Collected data entries:
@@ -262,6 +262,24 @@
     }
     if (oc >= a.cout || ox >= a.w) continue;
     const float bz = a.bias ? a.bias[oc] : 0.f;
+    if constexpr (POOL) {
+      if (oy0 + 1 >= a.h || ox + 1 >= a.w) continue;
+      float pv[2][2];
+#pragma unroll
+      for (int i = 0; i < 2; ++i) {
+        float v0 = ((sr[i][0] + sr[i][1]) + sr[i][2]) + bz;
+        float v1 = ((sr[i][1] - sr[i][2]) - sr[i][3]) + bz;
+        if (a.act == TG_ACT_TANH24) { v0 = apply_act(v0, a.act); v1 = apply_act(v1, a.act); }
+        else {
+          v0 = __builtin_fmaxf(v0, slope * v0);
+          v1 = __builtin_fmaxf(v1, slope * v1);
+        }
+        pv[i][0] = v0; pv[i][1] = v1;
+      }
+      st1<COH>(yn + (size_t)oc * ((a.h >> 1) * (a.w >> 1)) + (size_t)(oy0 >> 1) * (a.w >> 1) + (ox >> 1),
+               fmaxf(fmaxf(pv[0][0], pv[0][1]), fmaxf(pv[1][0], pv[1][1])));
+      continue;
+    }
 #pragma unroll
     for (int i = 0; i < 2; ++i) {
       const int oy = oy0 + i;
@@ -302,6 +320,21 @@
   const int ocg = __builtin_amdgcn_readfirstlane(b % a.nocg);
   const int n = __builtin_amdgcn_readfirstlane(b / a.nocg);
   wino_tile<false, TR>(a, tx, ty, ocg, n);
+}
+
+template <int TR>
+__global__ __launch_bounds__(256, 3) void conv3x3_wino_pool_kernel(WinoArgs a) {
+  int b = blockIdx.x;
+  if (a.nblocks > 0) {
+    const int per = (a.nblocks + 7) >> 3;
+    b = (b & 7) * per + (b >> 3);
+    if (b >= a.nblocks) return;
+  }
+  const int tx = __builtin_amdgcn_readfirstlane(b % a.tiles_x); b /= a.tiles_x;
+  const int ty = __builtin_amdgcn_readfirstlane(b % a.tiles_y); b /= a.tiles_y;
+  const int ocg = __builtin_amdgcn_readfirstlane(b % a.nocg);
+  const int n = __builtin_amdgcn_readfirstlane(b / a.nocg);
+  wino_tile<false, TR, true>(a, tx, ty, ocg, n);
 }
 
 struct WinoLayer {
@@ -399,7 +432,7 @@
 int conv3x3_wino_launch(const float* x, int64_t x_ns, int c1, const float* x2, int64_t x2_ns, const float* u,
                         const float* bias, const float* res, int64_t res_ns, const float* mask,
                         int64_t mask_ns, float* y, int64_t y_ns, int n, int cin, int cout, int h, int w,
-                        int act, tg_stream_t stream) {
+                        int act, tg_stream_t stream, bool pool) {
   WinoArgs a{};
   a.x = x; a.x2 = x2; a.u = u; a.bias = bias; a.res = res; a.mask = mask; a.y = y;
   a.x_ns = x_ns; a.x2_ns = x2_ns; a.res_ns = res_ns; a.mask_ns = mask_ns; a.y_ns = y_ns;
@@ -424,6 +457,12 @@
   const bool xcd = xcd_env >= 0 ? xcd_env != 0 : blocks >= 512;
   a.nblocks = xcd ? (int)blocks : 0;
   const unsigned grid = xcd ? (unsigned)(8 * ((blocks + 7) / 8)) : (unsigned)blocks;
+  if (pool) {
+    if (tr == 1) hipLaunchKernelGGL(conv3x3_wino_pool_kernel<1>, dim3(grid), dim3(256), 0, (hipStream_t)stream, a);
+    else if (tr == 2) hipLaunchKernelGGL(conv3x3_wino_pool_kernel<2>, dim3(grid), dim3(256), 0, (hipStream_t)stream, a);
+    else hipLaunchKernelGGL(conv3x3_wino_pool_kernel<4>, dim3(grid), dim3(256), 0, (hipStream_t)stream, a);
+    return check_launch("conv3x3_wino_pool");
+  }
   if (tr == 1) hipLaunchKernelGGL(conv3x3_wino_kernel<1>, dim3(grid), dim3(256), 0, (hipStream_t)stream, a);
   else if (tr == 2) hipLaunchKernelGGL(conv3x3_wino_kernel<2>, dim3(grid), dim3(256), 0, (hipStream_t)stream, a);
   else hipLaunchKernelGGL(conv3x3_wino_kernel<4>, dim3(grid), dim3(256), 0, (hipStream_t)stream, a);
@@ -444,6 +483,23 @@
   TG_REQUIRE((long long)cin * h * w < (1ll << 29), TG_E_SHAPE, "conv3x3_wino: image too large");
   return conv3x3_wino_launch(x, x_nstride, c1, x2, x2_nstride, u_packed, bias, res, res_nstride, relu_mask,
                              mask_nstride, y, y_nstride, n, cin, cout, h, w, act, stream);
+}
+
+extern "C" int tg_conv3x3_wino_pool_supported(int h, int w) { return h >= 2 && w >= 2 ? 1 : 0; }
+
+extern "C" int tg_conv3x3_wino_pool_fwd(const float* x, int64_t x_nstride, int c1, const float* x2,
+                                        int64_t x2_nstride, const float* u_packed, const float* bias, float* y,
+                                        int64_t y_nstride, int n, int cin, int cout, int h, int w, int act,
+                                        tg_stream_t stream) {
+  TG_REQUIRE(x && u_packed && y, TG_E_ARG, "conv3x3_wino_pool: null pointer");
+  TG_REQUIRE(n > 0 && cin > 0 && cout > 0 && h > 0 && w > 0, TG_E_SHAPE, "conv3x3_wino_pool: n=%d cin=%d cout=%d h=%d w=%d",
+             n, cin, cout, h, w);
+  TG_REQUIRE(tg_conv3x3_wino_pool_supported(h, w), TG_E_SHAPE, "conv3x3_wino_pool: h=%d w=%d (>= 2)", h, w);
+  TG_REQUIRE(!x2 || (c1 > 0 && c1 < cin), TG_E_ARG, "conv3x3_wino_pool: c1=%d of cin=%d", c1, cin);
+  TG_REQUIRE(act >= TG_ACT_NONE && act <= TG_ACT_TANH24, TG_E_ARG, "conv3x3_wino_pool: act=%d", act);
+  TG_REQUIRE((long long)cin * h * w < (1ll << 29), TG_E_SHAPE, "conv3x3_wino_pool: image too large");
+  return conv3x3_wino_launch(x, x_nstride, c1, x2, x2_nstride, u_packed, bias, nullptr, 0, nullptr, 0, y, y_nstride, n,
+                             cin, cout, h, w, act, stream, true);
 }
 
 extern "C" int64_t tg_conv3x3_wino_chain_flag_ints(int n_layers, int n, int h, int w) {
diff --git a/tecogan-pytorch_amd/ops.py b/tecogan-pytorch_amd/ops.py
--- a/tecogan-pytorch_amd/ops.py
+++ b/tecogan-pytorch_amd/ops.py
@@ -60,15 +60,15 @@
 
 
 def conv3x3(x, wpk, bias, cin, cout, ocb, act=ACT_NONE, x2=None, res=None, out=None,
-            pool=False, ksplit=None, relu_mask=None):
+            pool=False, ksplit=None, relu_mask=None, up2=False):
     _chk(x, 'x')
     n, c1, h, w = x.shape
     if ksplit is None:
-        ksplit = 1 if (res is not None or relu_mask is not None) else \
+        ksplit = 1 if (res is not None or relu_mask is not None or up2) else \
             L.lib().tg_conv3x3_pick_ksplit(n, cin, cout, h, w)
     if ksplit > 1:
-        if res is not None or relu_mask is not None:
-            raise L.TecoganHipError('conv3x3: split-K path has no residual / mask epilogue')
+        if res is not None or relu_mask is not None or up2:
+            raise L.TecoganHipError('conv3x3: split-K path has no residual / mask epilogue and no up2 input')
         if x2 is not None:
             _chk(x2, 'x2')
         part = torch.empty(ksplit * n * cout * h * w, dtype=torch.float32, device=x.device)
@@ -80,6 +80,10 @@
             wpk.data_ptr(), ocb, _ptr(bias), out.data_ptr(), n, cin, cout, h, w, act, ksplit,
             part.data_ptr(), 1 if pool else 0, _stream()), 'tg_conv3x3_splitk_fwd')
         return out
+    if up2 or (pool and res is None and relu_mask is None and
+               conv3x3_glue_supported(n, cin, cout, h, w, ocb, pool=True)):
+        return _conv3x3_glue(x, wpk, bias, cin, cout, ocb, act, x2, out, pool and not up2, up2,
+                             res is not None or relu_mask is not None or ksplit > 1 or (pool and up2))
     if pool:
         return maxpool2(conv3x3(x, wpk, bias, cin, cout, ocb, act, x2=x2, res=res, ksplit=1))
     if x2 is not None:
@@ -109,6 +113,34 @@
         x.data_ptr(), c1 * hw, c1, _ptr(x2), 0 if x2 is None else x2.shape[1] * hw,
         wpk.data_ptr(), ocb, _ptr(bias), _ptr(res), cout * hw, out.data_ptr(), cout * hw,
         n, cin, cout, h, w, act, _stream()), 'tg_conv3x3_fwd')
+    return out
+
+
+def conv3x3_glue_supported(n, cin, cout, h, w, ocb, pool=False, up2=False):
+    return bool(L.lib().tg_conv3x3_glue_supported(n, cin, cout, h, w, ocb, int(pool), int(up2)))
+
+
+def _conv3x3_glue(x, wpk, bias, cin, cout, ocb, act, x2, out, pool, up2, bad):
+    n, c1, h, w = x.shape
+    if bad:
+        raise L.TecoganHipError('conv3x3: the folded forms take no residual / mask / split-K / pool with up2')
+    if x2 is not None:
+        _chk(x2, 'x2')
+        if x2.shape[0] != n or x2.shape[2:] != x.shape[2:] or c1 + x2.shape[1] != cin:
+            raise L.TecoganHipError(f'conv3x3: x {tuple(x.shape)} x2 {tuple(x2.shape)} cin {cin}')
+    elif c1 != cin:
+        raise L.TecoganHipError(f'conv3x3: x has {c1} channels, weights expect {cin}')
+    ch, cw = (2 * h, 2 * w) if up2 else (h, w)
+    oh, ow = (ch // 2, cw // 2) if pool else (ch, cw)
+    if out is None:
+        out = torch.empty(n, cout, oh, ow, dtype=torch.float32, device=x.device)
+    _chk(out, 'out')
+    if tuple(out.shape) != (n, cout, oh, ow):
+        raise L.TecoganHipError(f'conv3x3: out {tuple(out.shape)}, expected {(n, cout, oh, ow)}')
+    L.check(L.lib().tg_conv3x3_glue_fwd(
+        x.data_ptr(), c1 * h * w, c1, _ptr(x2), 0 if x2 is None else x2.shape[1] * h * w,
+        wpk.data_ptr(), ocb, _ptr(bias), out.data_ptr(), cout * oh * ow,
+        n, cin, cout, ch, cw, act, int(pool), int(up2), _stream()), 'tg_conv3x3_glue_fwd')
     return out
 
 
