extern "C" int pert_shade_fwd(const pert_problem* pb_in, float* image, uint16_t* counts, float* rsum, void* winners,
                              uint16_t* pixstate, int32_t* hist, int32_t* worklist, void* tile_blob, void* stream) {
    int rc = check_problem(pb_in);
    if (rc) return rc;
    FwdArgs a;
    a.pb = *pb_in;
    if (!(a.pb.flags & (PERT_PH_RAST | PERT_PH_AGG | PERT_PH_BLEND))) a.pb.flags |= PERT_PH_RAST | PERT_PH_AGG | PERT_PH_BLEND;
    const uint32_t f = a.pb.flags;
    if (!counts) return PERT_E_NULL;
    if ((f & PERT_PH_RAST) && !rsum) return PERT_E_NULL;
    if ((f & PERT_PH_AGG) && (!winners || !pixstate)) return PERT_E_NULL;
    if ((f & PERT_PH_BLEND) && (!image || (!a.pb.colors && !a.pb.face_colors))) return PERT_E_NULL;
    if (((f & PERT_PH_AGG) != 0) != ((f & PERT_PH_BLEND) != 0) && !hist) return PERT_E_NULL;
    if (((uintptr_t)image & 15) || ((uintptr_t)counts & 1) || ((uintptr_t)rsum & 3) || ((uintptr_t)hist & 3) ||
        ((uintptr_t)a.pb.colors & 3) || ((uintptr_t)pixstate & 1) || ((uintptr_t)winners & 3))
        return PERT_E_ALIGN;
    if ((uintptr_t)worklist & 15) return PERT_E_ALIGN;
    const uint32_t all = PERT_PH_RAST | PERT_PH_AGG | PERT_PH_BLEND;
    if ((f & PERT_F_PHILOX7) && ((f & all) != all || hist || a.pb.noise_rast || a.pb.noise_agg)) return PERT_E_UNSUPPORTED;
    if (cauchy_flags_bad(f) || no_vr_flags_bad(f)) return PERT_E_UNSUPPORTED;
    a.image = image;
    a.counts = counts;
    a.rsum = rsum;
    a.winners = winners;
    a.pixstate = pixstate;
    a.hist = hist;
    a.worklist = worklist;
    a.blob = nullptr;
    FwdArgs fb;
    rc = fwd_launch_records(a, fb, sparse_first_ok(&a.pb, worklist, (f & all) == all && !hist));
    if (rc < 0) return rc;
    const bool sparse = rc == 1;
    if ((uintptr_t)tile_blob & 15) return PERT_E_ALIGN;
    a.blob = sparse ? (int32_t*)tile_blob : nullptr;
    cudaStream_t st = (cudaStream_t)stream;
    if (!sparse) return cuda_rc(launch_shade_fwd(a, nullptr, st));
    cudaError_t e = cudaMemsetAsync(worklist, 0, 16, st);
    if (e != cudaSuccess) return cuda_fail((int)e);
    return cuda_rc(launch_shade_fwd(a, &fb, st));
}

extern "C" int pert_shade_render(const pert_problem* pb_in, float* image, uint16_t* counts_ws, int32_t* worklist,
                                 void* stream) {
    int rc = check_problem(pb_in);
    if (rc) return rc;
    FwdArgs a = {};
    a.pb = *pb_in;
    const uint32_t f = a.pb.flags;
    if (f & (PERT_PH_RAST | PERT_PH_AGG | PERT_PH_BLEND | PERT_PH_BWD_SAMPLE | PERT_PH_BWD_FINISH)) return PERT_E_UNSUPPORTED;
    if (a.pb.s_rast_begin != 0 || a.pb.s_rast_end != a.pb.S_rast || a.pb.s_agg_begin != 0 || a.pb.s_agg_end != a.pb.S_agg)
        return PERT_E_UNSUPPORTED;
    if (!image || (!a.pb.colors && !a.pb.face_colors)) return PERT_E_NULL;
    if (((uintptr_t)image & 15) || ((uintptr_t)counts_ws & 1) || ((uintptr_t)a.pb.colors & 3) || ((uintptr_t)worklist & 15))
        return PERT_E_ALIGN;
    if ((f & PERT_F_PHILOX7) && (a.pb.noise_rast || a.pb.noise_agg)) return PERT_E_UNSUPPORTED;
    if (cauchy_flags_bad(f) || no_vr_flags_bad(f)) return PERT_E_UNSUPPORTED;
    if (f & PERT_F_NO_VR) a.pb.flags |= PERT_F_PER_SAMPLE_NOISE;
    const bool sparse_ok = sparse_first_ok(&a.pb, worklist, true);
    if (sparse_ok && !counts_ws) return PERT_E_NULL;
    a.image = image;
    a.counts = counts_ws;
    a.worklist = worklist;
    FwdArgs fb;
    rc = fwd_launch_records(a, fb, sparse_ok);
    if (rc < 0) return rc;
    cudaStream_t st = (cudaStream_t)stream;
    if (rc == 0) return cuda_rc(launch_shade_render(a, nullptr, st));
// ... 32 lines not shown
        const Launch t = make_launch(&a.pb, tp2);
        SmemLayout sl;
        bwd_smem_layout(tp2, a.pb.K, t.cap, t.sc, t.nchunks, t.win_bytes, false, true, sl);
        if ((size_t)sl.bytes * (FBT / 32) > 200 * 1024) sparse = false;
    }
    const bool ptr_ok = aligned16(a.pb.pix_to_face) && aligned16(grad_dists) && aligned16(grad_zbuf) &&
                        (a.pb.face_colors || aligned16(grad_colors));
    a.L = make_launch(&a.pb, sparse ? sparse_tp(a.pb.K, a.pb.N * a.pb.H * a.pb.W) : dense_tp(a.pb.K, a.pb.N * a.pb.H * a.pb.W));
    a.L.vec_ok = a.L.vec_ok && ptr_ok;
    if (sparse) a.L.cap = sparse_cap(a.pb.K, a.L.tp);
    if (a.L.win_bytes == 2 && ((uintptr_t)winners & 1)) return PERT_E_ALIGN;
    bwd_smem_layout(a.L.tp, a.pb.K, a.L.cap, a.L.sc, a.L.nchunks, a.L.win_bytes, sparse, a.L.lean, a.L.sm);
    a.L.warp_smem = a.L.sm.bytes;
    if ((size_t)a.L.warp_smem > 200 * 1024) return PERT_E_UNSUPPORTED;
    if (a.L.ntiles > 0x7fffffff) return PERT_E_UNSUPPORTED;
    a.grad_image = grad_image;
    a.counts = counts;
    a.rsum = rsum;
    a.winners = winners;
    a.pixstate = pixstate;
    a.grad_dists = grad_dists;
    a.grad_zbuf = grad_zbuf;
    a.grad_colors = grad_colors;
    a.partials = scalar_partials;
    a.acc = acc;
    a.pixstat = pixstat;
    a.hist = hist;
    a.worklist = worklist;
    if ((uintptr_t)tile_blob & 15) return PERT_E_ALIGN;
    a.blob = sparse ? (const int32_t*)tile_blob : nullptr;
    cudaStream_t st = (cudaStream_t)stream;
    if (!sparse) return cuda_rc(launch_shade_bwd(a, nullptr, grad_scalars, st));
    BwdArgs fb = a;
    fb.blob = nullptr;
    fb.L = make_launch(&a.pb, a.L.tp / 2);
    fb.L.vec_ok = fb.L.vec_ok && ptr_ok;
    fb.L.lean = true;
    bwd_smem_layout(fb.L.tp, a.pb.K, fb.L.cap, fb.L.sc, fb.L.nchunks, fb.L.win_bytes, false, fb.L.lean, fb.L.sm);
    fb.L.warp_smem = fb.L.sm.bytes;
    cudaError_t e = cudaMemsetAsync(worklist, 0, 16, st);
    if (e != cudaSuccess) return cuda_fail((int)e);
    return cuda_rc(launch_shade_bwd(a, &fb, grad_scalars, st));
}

**INSTRUCTIONS TO FOLLOW:** Using the records above, copy word for word the line with "if ((size_t)sl.bytes *", the line with "a.grad_colors = grad_colors;", and every line between them.

**RESULT OF THIS TASK:**
        if ((size_t)sl.bytes * (FBT / 32) > 200 * 1024) sparse = false;
    }
    const bool ptr_ok = aligned16(a.pb.pix_to_face) && aligned16(grad_dists) && aligned16(grad_zbuf) &&
                        (a.pb.face_colors || aligned16(grad_colors));
    a.L = make_launch(&a.pb, sparse ? sparse_tp(a.pb.K, a.pb.N * a.pb.H * a.pb.W) : dense_tp(a.pb.K, a.pb.N * a.pb.H * a.pb.W));
    a.L.vec_ok = a.L.vec_ok && ptr_ok;
    if (sparse) a.L.cap = sparse_cap(a.pb.K, a.L.tp);
    if (a.L.win_bytes == 2 && ((uintptr_t)winners & 1)) return PERT_E_ALIGN;
    bwd_smem_layout(a.L.tp, a.pb.K, a.L.cap, a.L.sc, a.L.nchunks, a.L.win_bytes, sparse, a.L.lean, a.L.sm);
    a.L.warp_smem = a.L.sm.bytes;
    if ((size_t)a.L.warp_smem > 200 * 1024) return PERT_E_UNSUPPORTED;
    if (a.L.ntiles > 0x7fffffff) return PERT_E_UNSUPPORTED;
    a.grad_image = grad_image;
    a.counts = counts;
    a.rsum = rsum;
    a.winners = winners;
    a.pixstate = pixstate;
    a.grad_dists = grad_dists;
    a.grad_zbuf = grad_zbuf;
    a.grad_colors = grad_colors;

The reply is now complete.